TASK OBJECTIVE
Every line from the one with "c_rows[decltype(ii)::value] = item_row(wave1" through the end of the material should be written out character for character. Lines before it are excluded.

DATASET RECORDS
+                v.x = SC ? xr * alpha * alpha2 : xr;
+                v.y = SC ? cy[t] * alpha * alpha2 : cy[t];
+                h2_vmax = fmaxf(h2_vmax, fmaxf(fabsf(v.x), fabsf(v.y)));
+                pv[t] = v;
+            }
+        };
+        static_for<0, 2>([&](auto gi) __attribute__((always_inline)) {
+            constexpr int G = decltype(gi)::value;
+            const int cg = cg0 + G * cgs;
+            const unsigned short* bR = Q2 + (cg * 32 + l31) * ROW2 + kk * 24;
+            if constexpr (G == 1) drain(0, NST, std::integral_constant<int, 0>{}, scaled_tag);
+            if constexpr (G == 0) load_a(AK[0], 0);
+            load_b(BF[0], bR, 0);
+            static_for<0, NC>([&](auto ci) __attribute__((always_inline)) {
+                constexpr int CH = decltype(ci)::value;
+                if constexpr (CH + 1 < NC) {
+                    if constexpr (G == 0) load_a(AK[CH + 1], CH + 1);
+                    load_b(BF[(CH + 1) & 1], bR, CH + 1);
+                }
+                mul(AK[CH], BF[CH & 1], CH == 0);
+            });
+            emit(cg);
+        });
+    };
     f32x16 mx[TRI ? ITM : 1], my[TRI ? ITM : 1];
     auto item_mid = [&](auto ii) __attribute__((always_inline)) {
         constexpr int I = decltype(ii)::value;
@@ -1113,12 +1205,12 @@
 
     auto run = [&](auto scaled_tag) __attribute__((always_inline)) {
     if constexpr (WS) {
-        constexpr int NT = RT1 * NCH;
+        constexpr int NT = RR1 * NCH;
         constexpr int U = (NT % GD == 0) ? 1 : ((2 * NT) % GD == 0 ? 2 : 4);
         static_assert((U * NT) % GD == 0, "a pass of U tiles returns to gather set 0");
         auto step1 = [&](auto slot0_tag) __attribute__((always_inline)) {
             constexpr int SLOT0 = decltype(slot0_tag)::value;
-            static_for<0, RT1>([&](auto mi) __attribute__((always_inline)) {
+            static_for<0, RR1>([&](auto mi) __attribute__((always_inline)) {
                 constexpr int M = decltype(mi)::value;
                 static_for<0, NCH>([&](auto ci) __attribute__((always_inline)) {
                     constexpr int CH = decltype(ci)::value;
@@ -1129,6 +1221,19 @@
         auto step2 = [&](int64_t gc) __attribute__((always_inline)) {
             const int64_t c_tile = tile_c(gc);
             int64_t c_rows[IT2];
+            if constexpr (IT2 == 2 && XM2) {
+                if (n_rt2 <= PW) {
+                    const int nc = K2 >> 4;
+                    if (nc == 4) {
+                        item2k(std::integral_constant<int, 4>{}, wave1, item_row(wave1, c_tile), scaled_tag);
+                        return;
+                    }
+                    if (nc == 2) {
+                        item2k(std::integral_constant<int, 2>{}, wave1, item_row(wave1, c_tile), scaled_tag);
+                        return;
+                    }
+                }
+            }
             static_for<0, IT2>([&](auto ii) __attribute__((always_inline)) {
                 c_rows[decltype(ii)::value] = item_row(wave1 + PW * decltype(ii)::value, c_tile);
             });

EXERCISE SOLUTION
                 c_rows[decltype(ii)::value] = item_row(wave1 + PW * decltype(ii)::value, c_tile);
             });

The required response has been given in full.